* _EXERCISE OBJECTIVE_: Would you reproduce exactly the lines below from the one holding "if (!first_chunk &&" through the one holding "if (flags & DRRT_FLAG_DEBUG_COUNTERS)", inclusive, and no others?

* _DATASET EXCERPTS_:
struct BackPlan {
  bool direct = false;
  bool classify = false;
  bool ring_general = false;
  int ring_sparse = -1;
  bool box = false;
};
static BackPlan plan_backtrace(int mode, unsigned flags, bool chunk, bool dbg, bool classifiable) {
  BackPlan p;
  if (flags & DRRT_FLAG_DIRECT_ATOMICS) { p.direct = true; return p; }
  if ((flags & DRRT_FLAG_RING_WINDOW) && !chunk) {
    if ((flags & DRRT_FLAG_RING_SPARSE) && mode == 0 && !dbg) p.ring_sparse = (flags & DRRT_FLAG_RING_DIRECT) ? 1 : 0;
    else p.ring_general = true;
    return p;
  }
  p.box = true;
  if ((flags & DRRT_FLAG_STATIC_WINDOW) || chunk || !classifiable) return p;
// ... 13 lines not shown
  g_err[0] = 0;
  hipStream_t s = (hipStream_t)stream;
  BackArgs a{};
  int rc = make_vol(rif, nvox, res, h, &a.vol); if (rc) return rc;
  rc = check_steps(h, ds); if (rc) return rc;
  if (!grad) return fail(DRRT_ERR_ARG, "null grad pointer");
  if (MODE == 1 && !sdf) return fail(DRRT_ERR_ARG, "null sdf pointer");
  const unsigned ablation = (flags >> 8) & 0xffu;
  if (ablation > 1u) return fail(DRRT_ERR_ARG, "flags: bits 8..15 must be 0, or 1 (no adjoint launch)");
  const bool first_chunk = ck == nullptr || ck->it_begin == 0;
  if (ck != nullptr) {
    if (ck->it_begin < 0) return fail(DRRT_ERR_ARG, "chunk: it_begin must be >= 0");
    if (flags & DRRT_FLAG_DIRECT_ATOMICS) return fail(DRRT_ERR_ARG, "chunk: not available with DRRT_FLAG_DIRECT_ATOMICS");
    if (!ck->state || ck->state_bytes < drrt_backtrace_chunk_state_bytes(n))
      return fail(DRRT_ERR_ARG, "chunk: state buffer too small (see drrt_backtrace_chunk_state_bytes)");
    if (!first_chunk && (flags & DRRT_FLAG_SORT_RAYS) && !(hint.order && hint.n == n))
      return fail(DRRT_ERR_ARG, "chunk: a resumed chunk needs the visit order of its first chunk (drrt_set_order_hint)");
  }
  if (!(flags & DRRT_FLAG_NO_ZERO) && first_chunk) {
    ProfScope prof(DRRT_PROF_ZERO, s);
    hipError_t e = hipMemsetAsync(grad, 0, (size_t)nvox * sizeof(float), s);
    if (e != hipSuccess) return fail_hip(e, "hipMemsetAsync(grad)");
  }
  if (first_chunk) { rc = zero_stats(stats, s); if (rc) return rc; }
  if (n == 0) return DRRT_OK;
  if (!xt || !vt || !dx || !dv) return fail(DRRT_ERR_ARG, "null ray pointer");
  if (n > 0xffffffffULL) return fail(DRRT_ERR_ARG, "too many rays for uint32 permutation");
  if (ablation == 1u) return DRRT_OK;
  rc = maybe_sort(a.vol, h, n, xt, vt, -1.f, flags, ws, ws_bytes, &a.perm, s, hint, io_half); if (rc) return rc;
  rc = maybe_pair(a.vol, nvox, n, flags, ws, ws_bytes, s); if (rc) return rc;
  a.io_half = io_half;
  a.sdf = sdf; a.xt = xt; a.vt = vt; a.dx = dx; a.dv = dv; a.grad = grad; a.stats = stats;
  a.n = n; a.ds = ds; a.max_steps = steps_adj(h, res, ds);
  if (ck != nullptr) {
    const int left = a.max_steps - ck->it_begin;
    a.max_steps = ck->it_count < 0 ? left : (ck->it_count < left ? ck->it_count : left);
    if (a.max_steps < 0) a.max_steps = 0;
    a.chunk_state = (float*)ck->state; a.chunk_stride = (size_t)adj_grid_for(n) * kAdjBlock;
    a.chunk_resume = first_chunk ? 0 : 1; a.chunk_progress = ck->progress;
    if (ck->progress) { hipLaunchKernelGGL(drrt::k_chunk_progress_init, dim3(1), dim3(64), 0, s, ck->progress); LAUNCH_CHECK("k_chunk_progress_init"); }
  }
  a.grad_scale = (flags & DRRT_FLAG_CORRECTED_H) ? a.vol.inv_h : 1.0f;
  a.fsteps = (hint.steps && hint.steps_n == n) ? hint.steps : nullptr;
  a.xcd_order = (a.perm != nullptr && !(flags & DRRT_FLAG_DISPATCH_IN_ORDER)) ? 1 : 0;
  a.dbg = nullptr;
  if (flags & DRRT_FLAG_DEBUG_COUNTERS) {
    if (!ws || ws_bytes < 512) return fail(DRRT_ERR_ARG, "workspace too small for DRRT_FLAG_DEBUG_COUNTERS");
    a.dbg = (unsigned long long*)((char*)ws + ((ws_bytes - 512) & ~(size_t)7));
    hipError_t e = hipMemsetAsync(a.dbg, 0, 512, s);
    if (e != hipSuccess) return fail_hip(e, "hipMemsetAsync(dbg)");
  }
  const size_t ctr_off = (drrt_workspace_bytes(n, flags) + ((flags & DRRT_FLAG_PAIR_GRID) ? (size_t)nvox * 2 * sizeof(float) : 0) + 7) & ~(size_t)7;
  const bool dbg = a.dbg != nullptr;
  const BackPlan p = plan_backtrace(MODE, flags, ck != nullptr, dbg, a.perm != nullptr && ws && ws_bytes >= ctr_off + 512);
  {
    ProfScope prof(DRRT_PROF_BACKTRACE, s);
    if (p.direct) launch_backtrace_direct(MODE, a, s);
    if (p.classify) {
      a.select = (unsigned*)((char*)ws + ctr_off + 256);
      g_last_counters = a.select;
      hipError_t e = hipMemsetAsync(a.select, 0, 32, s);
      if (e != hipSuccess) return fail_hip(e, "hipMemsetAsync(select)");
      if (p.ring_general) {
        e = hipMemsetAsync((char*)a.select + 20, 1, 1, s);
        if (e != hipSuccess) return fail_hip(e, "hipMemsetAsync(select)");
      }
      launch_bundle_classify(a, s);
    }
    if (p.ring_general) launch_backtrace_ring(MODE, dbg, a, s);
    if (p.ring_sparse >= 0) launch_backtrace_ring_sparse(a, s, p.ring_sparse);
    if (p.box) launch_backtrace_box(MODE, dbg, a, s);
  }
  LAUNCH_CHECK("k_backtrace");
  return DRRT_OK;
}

* _SOLUTION TO THE EXERCISE_:
    if (!first_chunk && (flags & DRRT_FLAG_SORT_RAYS) && !(hint.order && hint.n == n))
      return fail(DRRT_ERR_ARG, "chunk: a resumed chunk needs the visit order of its first chunk (drrt_set_order_hint)");
  }
  if (!(flags & DRRT_FLAG_NO_ZERO) && first_chunk) {
    ProfScope prof(DRRT_PROF_ZERO, s);
    hipError_t e = hipMemsetAsync(grad, 0, (size_t)nvox * sizeof(float), s);
    if (e != hipSuccess) return fail_hip(e, "hipMemsetAsync(grad)");
  }
  if (first_chunk) { rc = zero_stats(stats, s); if (rc) return rc; }
  if (n == 0) return DRRT_OK;
  if (!xt || !vt || !dx || !dv) return fail(DRRT_ERR_ARG, "null ray pointer");
  if (n > 0xffffffffULL) return fail(DRRT_ERR_ARG, "too many rays for uint32 permutation");
  if (ablation == 1u) return DRRT_OK;
  rc = maybe_sort(a.vol, h, n, xt, vt, -1.f, flags, ws, ws_bytes, &a.perm, s, hint, io_half); if (rc) return rc;
  rc = maybe_pair(a.vol, nvox, n, flags, ws, ws_bytes, s); if (rc) return rc;
  a.io_half = io_half;
  a.sdf = sdf; a.xt = xt; a.vt = vt; a.dx = dx; a.dv = dv; a.grad = grad; a.stats = stats;
  a.n = n; a.ds = ds; a.max_steps = steps_adj(h, res, ds);
  if (ck != nullptr) {
    const int left = a.max_steps - ck->it_begin;
    a.max_steps = ck->it_count < 0 ? left : (ck->it_count < left ? ck->it_count : left);
    if (a.max_steps < 0) a.max_steps = 0;
    a.chunk_state = (float*)ck->state; a.chunk_stride = (size_t)adj_grid_for(n) * kAdjBlock;
    a.chunk_resume = first_chunk ? 0 : 1; a.chunk_progress = ck->progress;
    if (ck->progress) { hipLaunchKernelGGL(drrt::k_chunk_progress_init, dim3(1), dim3(64), 0, s, ck->progress); LAUNCH_CHECK("k_chunk_progress_init"); }
  }
  a.grad_scale = (flags & DRRT_FLAG_CORRECTED_H) ? a.vol.inv_h : 1.0f;
  a.fsteps = (hint.steps && hint.steps_n == n) ? hint.steps : nullptr;
  a.xcd_order = (a.perm != nullptr && !(flags & DRRT_FLAG_DISPATCH_IN_ORDER)) ? 1 : 0;
  a.dbg = nullptr;
  if (flags & DRRT_FLAG_DEBUG_COUNTERS) {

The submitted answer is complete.